Residual confounding cannot be absolutely excluded, and causal pathways also remain to be elucidated; however, these might include failure to establish initial engagement with services resulting in symptomatic deterioration and requirement for inpatient care—particularly supported by the high use of legally enforced hospitalisation. It is possible that poor insight at first presentation is associated with antipsychotic treatment failure, as suggested by the higher number of antipsychotics used, although it is difficult to draw this conclusion with certainty because of potentially complex interactions between insight and treatment effects. Poor insight might place strains on social support networks and compromise the role of protective factors, accounting for the observed associations between poor insight and indicators of social/financial disadvantage in our cohort. It might result in risk behaviours which result in worse outcomes, although we adjusted for cannabis use as one of these potential pathways, and this did not account substantially for the associations observed. Finally, it is possible that poor insight is not a risk factor itself but is a marker of a disorder which is already more severe in other respects (such as symptomatically or in terms of functional deterioration).
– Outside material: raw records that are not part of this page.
diff --git a/crypto-recommendation_amd/csrc/fused_impl.h b/crypto-recommendation_amd/csrc/fused_impl.h
--- a/crypto-recommendation_amd/csrc/fused_impl.h
+++ b/crypto-recommendation_amd/csrc/fused_impl.h
@@ -34,11 +34,14 @@
     unsigned long long *hfix = nullptr, *cfix = nullptr, *hfix2 = nullptr;
     float4* part = nullptr;
     unsigned long long* cnt = nullptr;
+    unsigned int* prep = nullptr;
     double* xn2 = nullptr;
     int32_t* tuples = nullptr;
 };
 
 int launch_fused_prep(hipStream_t s, const double* C, int K, int d, int metric, const FusedWorkspace& w);
+bool fused_prep_merged_covers(int K, int d, int metric, const FusedWorkspace& w);
+int launch_fused_prep_merged(hipStream_t s, const double* C, int K, bool xf64, const FusedWorkspace& w, float* xws);
 int launch_row_sumsq(hipStream_t s, const double* X, int64_t N, int d, double* out);
 int launch_fused_chunked(hipStream_t s, bool hash, const FusedArgs& a);
 struct HiForm {
diff --git a/crypto-recommendation_amd/csrc/fused_layout.h b/crypto-recommendation_amd/csrc/fused_layout.h
--- a/crypto-recommendation_amd/csrc/fused_layout.h
+++ b/crypto-recommendation_amd/csrc/fused_layout.h
@@ -63,6 +63,9 @@
 constexpr int CNT_REFINED = 2;
 constexpr int CNT_CFIX = 3;
 constexpr size_t FUSED_COUNTER_BYTES = 64, FUSED_COUNTER_CLEAR = 32;
+constexpr int FUSED_PREP_CHUNKS = 16;
+constexpr int FUSED_PREP_BOUNDS = 0, FUSED_PREP_CHUNK = 8, FUSED_PREP_DONE = FUSED_PREP_CHUNK + 2 * FUSED_PREP_CHUNKS;
+constexpr size_t FUSED_PREP_BYTES = ((size_t)FUSED_PREP_DONE + 8) * 4;
 
 struct FusedShape {
     int64_t N = 0;
diff --git a/crypto-recommendation_amd/csrc/fused_small.hip b/crypto-recommendation_amd/csrc/fused_small.hip
--- a/crypto-recommendation_amd/csrc/fused_small.hip
+++ b/crypto-recommendation_amd/csrc/fused_small.hip
@@ -309,6 +309,162 @@
     hipLaunchKernelGGL(fused_centroid_prep, dim3((unsigned)(Kpad / FP_PREP_WAVES)), dim3(64 * FP_PREP_WAVES), 0, s, C, K, Kpad, w.Ch, w.Cl, w.cnh,
                        reinterpret_cast<unsigned int*>(w.cbound), metric, w.nbv, w.C32, w.rn32, d, w.C64p);
     return kstatus("fused_centroid_prep");
+}
+
+constexpr int MP_KMAX = 1024;
+constexpr int MP_WAVES = 8;
+constexpr int MP_TS = FU_D + 1;
+static_assert(64 % MP_WAVES == 0, "a block lies within one chunk");
+static_assert(MP_KMAX / 64 <= FUSED_PREP_CHUNKS, "two words of w.prep per chunk");
+
+struct PrepSums {
+    double s2, s1, rr, hh, r32;
+    bool bad, not32, tiny;
+    float f[2];
+    _Float16 h[2], l[2];
+};
+__device__ inline PrepSums prep_sums(const double (&raw)[2], bool real) {
+    PrepSums p;
+    p.s2 = p.s1 = p.rr = p.hh = p.r32 = 0.0;
+    bool bad = false, not32 = false, tiny = false;
+#pragma unroll
+    for (int u = 0; u < 2; u++) {
+        const double v = raw[u];
+        const float f = (float)v;
+        not32 |= real && (double)f != v;
+        tiny |= real && fabs(v) < 0x1p-460 && v != 0.0;
+        const double e = v - (double)f;
+        p.r32 = fma(e, e, p.r32);
+        const _Float16 hv = (_Float16)f;
+        p.f[u] = f; p.h[u] = hv; p.l[u] = (_Float16)(f - (float)hv);
+        p.s2 = fma(v, v, p.s2);
+        p.s1 += fabs(v);
+        const double r = v - (double)hv;
+        p.rr = fma(r, r, p.rr);
+        p.hh = fma((double)hv, (double)hv, p.hh);
+        bad |= !(fabs(v) <= (double)FU_RANGE);
+    }
+    for (int off = 32; off >= 1; off >>= 1) {
+        p.s2 += __shfl_xor(p.s2, off);
+        p.s1 += __shfl_xor(p.s1, off);
+        p.rr += __shfl_xor(p.rr, off);
+        p.hh += __shfl_xor(p.hh, off);
+        p.r32 += __shfl_xor(p.r32, off);
+    }
+    p.bad = __ballot(bad) != 0ull;
+    p.not32 = __ballot(not32) != 0ull;
+    p.tiny = __ballot(tiny) != 0ull;
+    return p;
+}
+
+struct MergedPrep {
+    const double* C;
+    int K, Kpad, xf64;
+    _Float16 *Ch, *Cl;
+    float *cnh, *C32, *rn32;
+    unsigned int* cb;
+    unsigned int* prep;
+    unsigned long long* cnt;
+    float* xws;
+};
+
+__global__ __launch_bounds__(64 * MP_WAVES) void fused_prep_merged(MergedPrep a) {
+    __shared__ float tile[MP_WAVES * MP_TS];
+    __shared__ unsigned int wmax[MP_WAVES][10];
+    __shared__ int last;
+    const int lane = threadIdx.x & 63, wave = threadIdx.x >> 6;
+    const int K = a.K, Kpad = a.Kpad;
+    const int cbase = MP_WAVES * (int)blockIdx.x, c = cbase + wave, chunk = cbase / 64;
+    if (blockIdx.x == 0 && threadIdx.x < FUSED_COUNTER_CLEAR / 8) a.cnt[threadIdx.x] = 0ull;
+    double raw[2];
+    {
+        const int cc = min(c, K - 1);
+        const double r0 = a.C[(size_t)cc * FU_D + lane], r1 = a.C[(size_t)cc * FU_D + lane + 64];
+        raw[0] = c < K ? r0 : 0.0;
+        raw[1] = c < K ? r1 : 0.0;
+    }
+    const PrepSums p = prep_sums(raw, c < K);
+    tile[wave * MP_TS + lane] = p.f[0];
+    tile[wave * MP_TS + lane + 64] = p.f[1];
+    unsigned int m[10] = {0u, 0u, 0u, 0u, 0u, 0u, 0u, 0u, 0u, 0u};
+    if (c < K) {
+        const double s2 = p.s2, s1 = p.s1;
+        const double up = 1.0 + 0x1p-18;
+        const double nc = sqrt(s2) * (1.0 + 0x1p-30);
+        m[0] = __float_as_uint((float)((FU_A1 + 0x1p-22) * nc * up));
+        m[1] = __float_as_uint((float)((FU_A2 * s1 * (1.0 + 0x1p-20) + 0x1p-23 * s2 + 0x1p-41 * s2) * up));
+        m[2] = p.bad ? 1u : 0u;
+        m[3] = __float_as_uint((float)(nc * up));
+        m[4] = __float_as_uint((float)(sqrt(p.rr) * (1.0 + 0x1p-30) * up));
+        m[5] = __float_as_uint((float)(sqrt(p.hh) * (1.0 + 0x1p-30) * up));
+        m[6] = __float_as_uint((float)(0.5 * s2 * up));
+        m[7] = (p.not32 ? 1u : 0u) | (p.tiny ? 2u : 0u);
+        const int d = FU_D;
+        const double sq = s2;
+        const double ec = 0x1p-24 * (2.0 * d + 12.0 + (a.xf64 ? 2.0 : 0.0)) * nc * up;
+        const double eb = (0x1p-24 * 5.0 * sq + 0x1p-40 * sq + (a.xf64 ? 0x1p-140 * nc : 0.0)) * up + 1e-30;
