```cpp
const char *rt_last_error(void) { return g_error.c_str(); }

int rt_debug_scene_blob(const rt_object *objs, int n_objs, const rt_material *mats, int n_mats,
                        const rt_light *lights, int n_lights, void *out, long long cap, int32_t *meta) {
    std::vector<float4> blob;
    DeviceScene ds;
    const int rc = build_scene(objs, n_objs, mats, n_mats, lights, n_lights, blob, ds, true);
    if (rc != RT_OK) return rc;
    const long long bytes = static_cast<long long>(blob.size() * sizeof(float4));
    if (out && cap >= bytes) std::memcpy(out, blob.data(), static_cast<size_t>(bytes));
    if (meta) {
        const int32_t m[24] = {ds.blob_units, ds.off_spheres, ds.off_smeta, ds.off_boxes, ds.off_mats,
                               ds.off_lights, ds.off_lightmat, ds.off_bvh, ds.n_bvh, ds.off_blink, ds.off_cone,
                               ds.off_dmask, ds.dmask_n, ds.dmask_bytes, ds.off_gmask, ds.gmask_words,
                               ds.off_glist, ds.n_spheres, ds.n_boxes, ds.n_mats, ds.n_lights, ds.off_olist,
                               0, 0};
        std::memcpy(meta, m, sizeof m);
    }
    return static_cast<int>(bytes);
}
int rt_debug_launch_shape_n(const int32_t *f, int n) {
    if (!f || (n != 15 && n != 23)) return RT_ERR_INVALID;
    LaunchParams p{};
    int resident = 0;
    if (n == 23) {
        static const FrameView views[1] = {};
        static const float4 consts[1] = {};
        static int32_t sched[1] = {};
        p.n_views = f[15];
        p.views_dev = f[16] ? views : nullptr;
        p.consts_dev = f[16] ? consts : nullptr;
        p.sched = f[18] ? sched : nullptr;
        p.persistent0 = f[17] ? 0 : f[19];
        resident = f[20];
        p.shape_cull = f[21];
        p.off_dmask = f[22] > 0 ? 0 : -1;
        p.dmask_bytes = f[22];
        p.dmask_n = kShapeMaskTexels;
    }
    p.shape_launch = f[1];
    p.width = f[2];
    p.height = f[3];
    p.row_begin = f[4];
    p.n_rows = f[5];
    p.block_rows = f[6];
    p.n_shards = f[7];
    p.shard = f[8];
    p.out_format = f[9];
    p.n_frame_consts = f[10];
    p.cam_short = f[11];
    p.slice_begin = f[12];
    p.slice_rows = f[13];
    p.spp = f[14];
    return launch_shape(p, f[0], resident);
}
int rt_debug_launch_shape(const int32_t *f) { return rt_debug_launch_shape_n(f, 15); }
int rt_debug_last_queued(const rt_context *ctx) { return ctx ? (ctx->last_queued ? 1 : 0) : RT_ERR_INVALID; }
const char *rt_version(void) { return "openglraytracer_amd 0.3 (gfx950, " RT_BUILD_ID ")"; }

int rt_create(int device, rt_context **out) {
    if (!out) { set_error("rt_create: null out"); return RT_ERR_INVALID; }
    *out = nullptr;
    int n = 0;
    hipError_t e = hipGetDeviceCount(&n);
    if (e != hipSuccess || n <= 0) {
        set_error("rt_create: no HIP device");
        return RT_ERR_NO_DEVICE;
    }
    if (device < 0 || device >= n) {
        set_error("rt_create: device " + std::to_string(device) + " out of range");
        return RT_ERR_NO_DEVICE;
    }
    if ((e = hipSetDevice(device)) != hipSuccess) return hip_fail("hipSetDevice", e);
    rt_context *ctx = new (std::nothrow) rt_context;
    if (!ctx) { set_error("rt_create: out of memory"); return RT_ERR_NOMEM; }
    ctx->device = device;
    for (hipEvent_t &ev : ctx->sched_done)
        if ((e = hipEventCreateWithFlags(&ev, hipEventDisableTiming)) != hipSuccess) {
            rt_destroy(ctx);
            return hip_fail("rt_create", e);
        }
    if ((e = hipStreamCreateWithFlags(&ctx->stream, hipStreamDefault)) != hipSuccess ||
        (e = hipEventCreate(&ctx->ev0)) != hipSuccess || (e = hipEventCreate(&ctx->ev1)) != hipSuccess ||
        (e = hipDeviceGetAttribute(&ctx->n_cu, hipDeviceAttributeMultiprocessorCount, device)) != hipSuccess ||
        (e = hipMalloc(&ctx->sched, sizeof(int32_t) * kSchedInts * kSchedSlots)) != hipSuccess ||
        (e = hipMemset(ctx->sched, 0, sizeof(int32_t) * kSchedInts * kSchedSlots)) != hipSuccess ||
        (e = allow_large_lds(kMaxLds)) != hipSuccess) {
        rt_destroy(ctx);
        return hip_fail("rt_create", e);
    }
    int rc = check_kernarg_block(ctx->stream);
    if (rc != RT_OK) {
        rt_destroy(ctx);
        return rc;
    }
    *out = ctx;
    return RT_OK;
}

void rt_destroy(rt_context *ctx) {
    if (!ctx) return;
    (void)hipSetDevice(ctx->device);
    if (ctx->stream) (void)hipStreamSynchronize(ctx->stream);
    for (rt_scene *s : ctx->scenes) s->ctx = nullptr;
    for (hipEvent_t ev : ctx->sched_done)
        if (ev) (void)hipEventDestroy(ev);
    if (ctx->staging) (void)hipFree(ctx->staging);
    for (int s = 0; s < kBatchSlots; ++s) {
        if (ctx->batch_dev[s]) (void)hipFree(ctx->batch_dev[s]);
        if (ctx->batch_host[s]) (void)hipHostFree(ctx->batch_host[s]);
        if (ctx->batch_done[s]) (void)hipEventDestroy(ctx->batch_done[s]);
    }
    if (ctx->sched) (void)hipFree(ctx->sched);
    if (ctx->ev0) (void)hipEventDestroy(ctx->ev0);
    if (ctx->ev1) (void)hipEventDestroy(ctx->ev1);
    if (ctx->stream) (void)hipStreamDestroy(ctx->stream);
    delete ctx;
}

int rt_scene_create(rt_context *ctx, const rt_object *objs, int n_objs, const rt_material *mats, int n_mats,
                    const rt_light *lights, int n_lights, rt_scene **out) {
    if (!out) { set_error("rt_scene_create: null out"); return RT_ERR_INVALID; }
    *out = nullptr;
    if (!ctx || (n_objs > 0 && !objs) || n_objs < 0 || n_objs > RT_MAX_OBJECTS || !mats || n_mats <= 0 ||
        n_mats > RT_MAX_MATERIALS || n_lights < 0 || n_lights > RT_MAX_LIGHTS || (n_lights > 0 && !lights)) {
        set_error("rt_scene_create: bad arguments");
        return RT_ERR_INVALID;
    }
    std::vector<float4> blob;
    DeviceScene ds;
    int rc = build_scene(objs, n_objs, mats, n_mats, lights, n_lights, blob, ds);
    if (rc != RT_OK) return rc;
    LaunchParams probe{};
    probe.blob_units = ds.blob_units;
    probe.n_spheres = ds.n_spheres;
    probe.n_boxes = ds.n_boxes;
    const size_t lds = lds_bytes(probe);
    if (lds > kMaxLds) {
        set_error("rt_scene_create: scene needs " + std::to_string(lds) + " B of LDS (> 160 KiB)");
        return RT_ERR_UNSUPPORTED;
// ... 493 lines not shown
```

openglraytracer_amd/csrc/rt_internal.h:

```cpp
#pragma once

#include <hip/hip_runtime.h>

#include <cstdint>
#include <memory>
#include <string>
#include <vector>

#include "../../include/rt.h"

namespace rtamd {

struct SphereRec {
    float cx, cy, cz, rr;
};
struct SphereMeta {
    int32_t obj_index;
    int32_t material;
    float radius;
    int32_t pad;
};

struct BoxRec {
    float w2l[12];
// ... 45 lines not shown
constexpr int kOListSlots = 25;
constexpr int kOListRecordBytes = 32;
#ifndef RT_OLIST_FROM
#define RT_OLIST_FROM 33
#endif
constexpr int kOListMinSpheres = RT_OLIST_FROM;
constexpr float kOListBoundUnit = 1.0f / 256.0f;
struct BvhNode {
    float lo[3];
    int32_t skip;
    float hi[3];
    int32_t leaf;
};
static_assert(sizeof(BvhNode) == 32, "BvhNode layout");
constexpr int kBvhOctants = 8;
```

Importantly, this study focused on the relationship between insight recorded shortly after presentation and the outcomes of interest, and we did not seek to capture changes in insight over the follow-up periods; this would be a potentially useful further line of enquiry, although dependent on the extent to which fluctuations in insight are recorded in routine mental healthcare.

Conclusion

Our findings do support an important prognostic role for poor insight in people with psychotic disorders when this is mentioned early after first clinical presentation. Although economic modelling was not attempted, clearly, outcomes such as the number and duration of hospitalisation episodes, number of antipsychotics prescribed and legally enforced hospitalisations have substantial impact, and measures taken to improve insight might similarly bring important benefits at a service level as well as on individuals’ course of illness.